* PROBLEM: Repeat the data below word for word.

* Stored records:
++++++++++++++++++++

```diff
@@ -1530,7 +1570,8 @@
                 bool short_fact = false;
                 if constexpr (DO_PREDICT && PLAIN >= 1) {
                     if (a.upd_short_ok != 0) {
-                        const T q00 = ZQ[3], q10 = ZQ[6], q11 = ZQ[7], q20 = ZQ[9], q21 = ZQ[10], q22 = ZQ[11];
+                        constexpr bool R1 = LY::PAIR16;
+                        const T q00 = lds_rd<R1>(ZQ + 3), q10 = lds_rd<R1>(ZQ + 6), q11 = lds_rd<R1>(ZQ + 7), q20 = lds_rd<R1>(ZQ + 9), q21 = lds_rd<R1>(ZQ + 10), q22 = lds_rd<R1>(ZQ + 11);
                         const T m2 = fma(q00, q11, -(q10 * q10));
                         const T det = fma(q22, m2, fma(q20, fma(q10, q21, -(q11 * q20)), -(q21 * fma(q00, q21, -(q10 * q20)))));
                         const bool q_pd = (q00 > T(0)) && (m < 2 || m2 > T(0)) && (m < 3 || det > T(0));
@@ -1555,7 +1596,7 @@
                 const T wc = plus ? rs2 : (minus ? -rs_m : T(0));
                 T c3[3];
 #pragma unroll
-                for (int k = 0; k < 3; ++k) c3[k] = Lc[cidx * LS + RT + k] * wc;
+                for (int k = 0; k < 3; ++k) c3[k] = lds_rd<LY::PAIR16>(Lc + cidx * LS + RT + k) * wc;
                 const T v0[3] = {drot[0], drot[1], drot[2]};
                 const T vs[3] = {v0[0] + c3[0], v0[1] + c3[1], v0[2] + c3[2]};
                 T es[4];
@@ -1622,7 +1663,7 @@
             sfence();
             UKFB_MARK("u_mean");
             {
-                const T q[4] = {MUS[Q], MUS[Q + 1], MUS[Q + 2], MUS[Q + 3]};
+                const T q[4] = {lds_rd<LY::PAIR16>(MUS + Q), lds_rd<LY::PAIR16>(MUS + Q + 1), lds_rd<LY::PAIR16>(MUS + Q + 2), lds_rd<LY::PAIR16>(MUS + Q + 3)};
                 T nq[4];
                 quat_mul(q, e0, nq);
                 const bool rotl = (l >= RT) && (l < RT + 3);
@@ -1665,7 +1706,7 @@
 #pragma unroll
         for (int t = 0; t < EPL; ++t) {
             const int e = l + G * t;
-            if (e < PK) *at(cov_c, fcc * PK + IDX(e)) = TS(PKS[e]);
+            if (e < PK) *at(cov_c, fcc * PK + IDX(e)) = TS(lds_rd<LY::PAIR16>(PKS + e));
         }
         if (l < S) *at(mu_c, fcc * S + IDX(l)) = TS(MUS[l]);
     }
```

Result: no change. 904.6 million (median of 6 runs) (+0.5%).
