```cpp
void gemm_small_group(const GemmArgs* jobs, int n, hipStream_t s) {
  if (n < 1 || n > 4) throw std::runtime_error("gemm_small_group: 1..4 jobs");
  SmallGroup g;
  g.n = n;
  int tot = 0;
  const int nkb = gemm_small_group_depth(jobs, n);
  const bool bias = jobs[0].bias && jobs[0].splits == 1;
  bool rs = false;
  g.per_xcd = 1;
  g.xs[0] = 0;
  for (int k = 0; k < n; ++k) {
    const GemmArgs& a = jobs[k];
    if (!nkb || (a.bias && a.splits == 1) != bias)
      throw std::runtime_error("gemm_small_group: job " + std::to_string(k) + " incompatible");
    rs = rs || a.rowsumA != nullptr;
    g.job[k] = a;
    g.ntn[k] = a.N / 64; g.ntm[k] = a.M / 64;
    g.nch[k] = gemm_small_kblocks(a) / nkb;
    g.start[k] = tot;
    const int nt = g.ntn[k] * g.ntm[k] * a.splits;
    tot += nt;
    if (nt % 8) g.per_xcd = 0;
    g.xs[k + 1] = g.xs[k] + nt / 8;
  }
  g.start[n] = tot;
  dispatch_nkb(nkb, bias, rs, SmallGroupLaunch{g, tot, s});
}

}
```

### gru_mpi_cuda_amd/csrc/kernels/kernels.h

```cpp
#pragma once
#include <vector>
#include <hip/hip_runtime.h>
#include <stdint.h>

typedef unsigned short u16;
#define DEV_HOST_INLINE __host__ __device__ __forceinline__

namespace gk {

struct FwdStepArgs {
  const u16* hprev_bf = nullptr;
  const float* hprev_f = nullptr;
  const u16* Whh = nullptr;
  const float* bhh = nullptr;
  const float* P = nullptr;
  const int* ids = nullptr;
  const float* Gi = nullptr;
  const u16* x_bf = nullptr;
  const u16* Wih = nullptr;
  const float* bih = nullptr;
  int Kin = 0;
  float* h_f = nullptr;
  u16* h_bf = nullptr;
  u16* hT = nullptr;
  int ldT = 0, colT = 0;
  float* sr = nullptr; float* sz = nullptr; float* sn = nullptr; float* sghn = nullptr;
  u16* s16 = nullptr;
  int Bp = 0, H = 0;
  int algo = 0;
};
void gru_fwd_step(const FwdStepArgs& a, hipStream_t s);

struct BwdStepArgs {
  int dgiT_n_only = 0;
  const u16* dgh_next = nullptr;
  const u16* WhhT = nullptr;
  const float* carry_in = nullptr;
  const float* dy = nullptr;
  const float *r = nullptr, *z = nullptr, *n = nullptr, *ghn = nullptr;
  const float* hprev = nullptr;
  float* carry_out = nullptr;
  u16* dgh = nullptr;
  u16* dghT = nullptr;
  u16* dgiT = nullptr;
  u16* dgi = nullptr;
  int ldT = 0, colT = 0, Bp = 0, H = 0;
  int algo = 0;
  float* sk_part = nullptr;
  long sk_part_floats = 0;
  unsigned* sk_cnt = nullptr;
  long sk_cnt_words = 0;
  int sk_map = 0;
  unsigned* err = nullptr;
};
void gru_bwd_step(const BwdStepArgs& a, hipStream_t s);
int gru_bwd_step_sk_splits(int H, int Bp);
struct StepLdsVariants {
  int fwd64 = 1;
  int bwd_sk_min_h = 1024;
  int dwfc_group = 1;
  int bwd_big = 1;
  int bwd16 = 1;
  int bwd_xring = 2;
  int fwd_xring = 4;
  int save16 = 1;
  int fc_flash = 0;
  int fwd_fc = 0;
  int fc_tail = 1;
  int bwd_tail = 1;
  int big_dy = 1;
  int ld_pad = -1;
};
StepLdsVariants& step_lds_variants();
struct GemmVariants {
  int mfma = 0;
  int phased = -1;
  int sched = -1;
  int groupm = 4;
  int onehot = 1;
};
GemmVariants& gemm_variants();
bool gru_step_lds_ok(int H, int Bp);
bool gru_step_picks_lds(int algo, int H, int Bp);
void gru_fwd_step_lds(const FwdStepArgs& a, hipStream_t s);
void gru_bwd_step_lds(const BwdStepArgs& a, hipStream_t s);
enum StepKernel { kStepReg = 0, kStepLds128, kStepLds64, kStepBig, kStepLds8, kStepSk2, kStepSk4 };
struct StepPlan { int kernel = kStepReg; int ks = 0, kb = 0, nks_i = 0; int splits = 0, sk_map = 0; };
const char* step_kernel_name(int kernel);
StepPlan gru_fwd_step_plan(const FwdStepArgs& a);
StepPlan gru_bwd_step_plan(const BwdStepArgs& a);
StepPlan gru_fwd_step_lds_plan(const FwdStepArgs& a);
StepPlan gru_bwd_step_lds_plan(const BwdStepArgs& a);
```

++++++++++++++++++++

* THE COMPLETED TASK:
```diff
@@ -1530,7 +1570,8 @@
                 bool short_fact = false;
                 if constexpr (DO_PREDICT && PLAIN >= 1) {
                     if (a.upd_short_ok != 0) {
-                        const T q00 = ZQ[3], q10 = ZQ[6], q11 = ZQ[7], q20 = ZQ[9], q21 = ZQ[10], q22 = ZQ[11];
+                        constexpr bool R1 = LY::PAIR16;
+                        const T q00 = lds_rd<R1>(ZQ + 3), q10 = lds_rd<R1>(ZQ + 6), q11 = lds_rd<R1>(ZQ + 7), q20 = lds_rd<R1>(ZQ + 9), q21 = lds_rd<R1>(ZQ + 10), q22 = lds_rd<R1>(ZQ + 11);
                         const T m2 = fma(q00, q11, -(q10 * q10));
                         const T det = fma(q22, m2, fma(q20, fma(q10, q21, -(q11 * q20)), -(q21 * fma(q00, q21, -(q10 * q20)))));
                         const bool q_pd = (q00 > T(0)) && (m < 2 || m2 > T(0)) && (m < 3 || det > T(0));
@@ -1555,7 +1596,7 @@
                 const T wc = plus ? rs2 : (minus ? -rs_m : T(0));
                 T c3[3];
 #pragma unroll
-                for (int k = 0; k < 3; ++k) c3[k] = Lc[cidx * LS + RT + k] * wc;
+                for (int k = 0; k < 3; ++k) c3[k] = lds_rd<LY::PAIR16>(Lc + cidx * LS + RT + k) * wc;
                 const T v0[3] = {drot[0], drot[1], drot[2]};
                 const T vs[3] = {v0[0] + c3[0], v0[1] + c3[1], v0[2] + c3[2]};
                 T es[4];
@@ -1622,7 +1663,7 @@
             sfence();
             UKFB_MARK("u_mean");
             {
-                const T q[4] = {MUS[Q], MUS[Q + 1], MUS[Q + 2], MUS[Q + 3]};
+                const T q[4] = {lds_rd<LY::PAIR16>(MUS + Q), lds_rd<LY::PAIR16>(MUS + Q + 1), lds_rd<LY::PAIR16>(MUS + Q + 2), lds_rd<LY::PAIR16>(MUS + Q + 3)};
                 T nq[4];
                 quat_mul(q, e0, nq);
                 const bool rotl = (l >= RT) && (l < RT + 3);
@@ -1665,7 +1706,7 @@
 #pragma unroll
         for (int t = 0; t < EPL; ++t) {
             const int e = l + G * t;
-            if (e < PK) *at(cov_c, fcc * PK + IDX(e)) = TS(PKS[e]);
+            if (e < PK) *at(cov_c, fcc * PK + IDX(e)) = TS(lds_rd<LY::PAIR16>(PKS + e));
         }
         if (l < S) *at(mu_c, fcc * S + IDX(l)) = TS(MUS[l]);
     }
```

Result: no change. 904.6 million (median of 6 runs) (+0.5%).
```cpp
void gemm_small_group(const GemmArgs* jobs, int n, hipStream_t s) {
  if (n < 1 || n > 4) throw std::runtime_error("gemm_small_group: 1..4 jobs");
  SmallGroup g;
  g.n = n;
  int tot = 0;
  const int nkb = gemm_small_group_depth(jobs, n);
  const bool bias = jobs[0].bias && jobs[0].splits == 1;
  bool rs = false;
  g.per_xcd = 1;
  g.xs[0] = 0;
  for (int k = 0; k < n; ++k) {
    const GemmArgs& a = jobs[k];
    if (!nkb || (a.bias && a.splits == 1) != bias)
      throw std::runtime_error("gemm_small_group: job " + std::to_string(k) + " incompatible");
    rs = rs || a.rowsumA != nullptr;
    g.job[k] = a;
    g.ntn[k] = a.N / 64; g.ntm[k] = a.M / 64;
    g.nch[k] = gemm_small_kblocks(a) / nkb;
    g.start[k] = tot;
    const int nt = g.ntn[k] * g.ntm[k] * a.splits;
    tot += nt;
    if (nt % 8) g.per_xcd = 0;
    g.xs[k + 1] = g.xs[k] + nt / 8;
  }
  g.start[n] = tot;
  dispatch_nkb(nkb, bias, rs, SmallGroupLaunch{g, tot, s});
}

}
```

### gru_mpi_cuda_amd/csrc/kernels/kernels.h

```cpp
#pragma once
#include <vector>
#include <hip/hip_runtime.h>
#include <stdint.h>

typedef unsigned short u16;
#define DEV_HOST_INLINE __host__ __device__ __forceinline__

namespace gk {

struct FwdStepArgs {
  const u16* hprev_bf = nullptr;
  const float* hprev_f = nullptr;
  const u16* Whh = nullptr;
  const float* bhh = nullptr;
  const float* P = nullptr;
  const int* ids = nullptr;
  const float* Gi = nullptr;
  const u16* x_bf = nullptr;
  const u16* Wih = nullptr;
  const float* bih = nullptr;
  int Kin = 0;
  float* h_f = nullptr;
  u16* h_bf = nullptr;
  u16* hT = nullptr;
  int ldT = 0, colT = 0;
  float* sr = nullptr; float* sz = nullptr; float* sn = nullptr; float* sghn = nullptr;
  u16* s16 = nullptr;
  int Bp = 0, H = 0;
  int algo = 0;
};
void gru_fwd_step(const FwdStepArgs& a, hipStream_t s);

struct BwdStepArgs {
  int dgiT_n_only = 0;
  const u16* dgh_next = nullptr;
  const u16* WhhT = nullptr;
  const float* carry_in = nullptr;
  const float* dy = nullptr;
  const float *r = nullptr, *z = nullptr, *n = nullptr, *ghn = nullptr;
  const float* hprev = nullptr;
  float* carry_out = nullptr;
  u16* dgh = nullptr;
  u16* dghT = nullptr;
  u16* dgiT = nullptr;
  u16* dgi = nullptr;
  int ldT = 0, colT = 0, Bp = 0, H = 0;
  int algo = 0;
  float* sk_part = nullptr;
  long sk_part_floats = 0;
  unsigned* sk_cnt = nullptr;
  long sk_cnt_words = 0;
  int sk_map = 0;
  unsigned* err = nullptr;
};
void gru_bwd_step(const BwdStepArgs& a, hipStream_t s);
int gru_bwd_step_sk_splits(int H, int Bp);
struct StepLdsVariants {
  int fwd64 = 1;
  int bwd_sk_min_h = 1024;
  int dwfc_group = 1;
  int bwd_big = 1;
  int bwd16 = 1;
  int bwd_xring = 2;
  int fwd_xring = 4;
  int save16 = 1;
  int fc_flash = 0;
  int fwd_fc = 0;
  int fc_tail = 1;
  int bwd_tail = 1;
  int big_dy = 1;
  int ld_pad = -1;
};
StepLdsVariants& step_lds_variants();
struct GemmVariants {
  int mfma = 0;
  int phased = -1;
  int sched = -1;
  int groupm = 4;
  int onehot = 1;
};
GemmVariants& gemm_variants();
bool gru_step_lds_ok(int H, int Bp);
bool gru_step_picks_lds(int algo, int H, int Bp);
void gru_fwd_step_lds(const FwdStepArgs& a, hipStream_t s);
void gru_bwd_step_lds(const BwdStepArgs& a, hipStream_t s);
enum StepKernel { kStepReg = 0, kStepLds128, kStepLds64, kStepBig, kStepLds8, kStepSk2, kStepSk4 };
struct StepPlan { int kernel = kStepReg; int ks = 0, kb = 0, nks_i = 0; int splits = 0, sk_map = 0; };
const char* step_kernel_name(int kernel);
StepPlan gru_fwd_step_plan(const FwdStepArgs& a);
StepPlan gru_bwd_step_plan(const BwdStepArgs& a);
StepPlan gru_fwd_step_lds_plan(const FwdStepArgs& a);
StepPlan gru_bwd_step_lds_plan(const BwdStepArgs& a);
```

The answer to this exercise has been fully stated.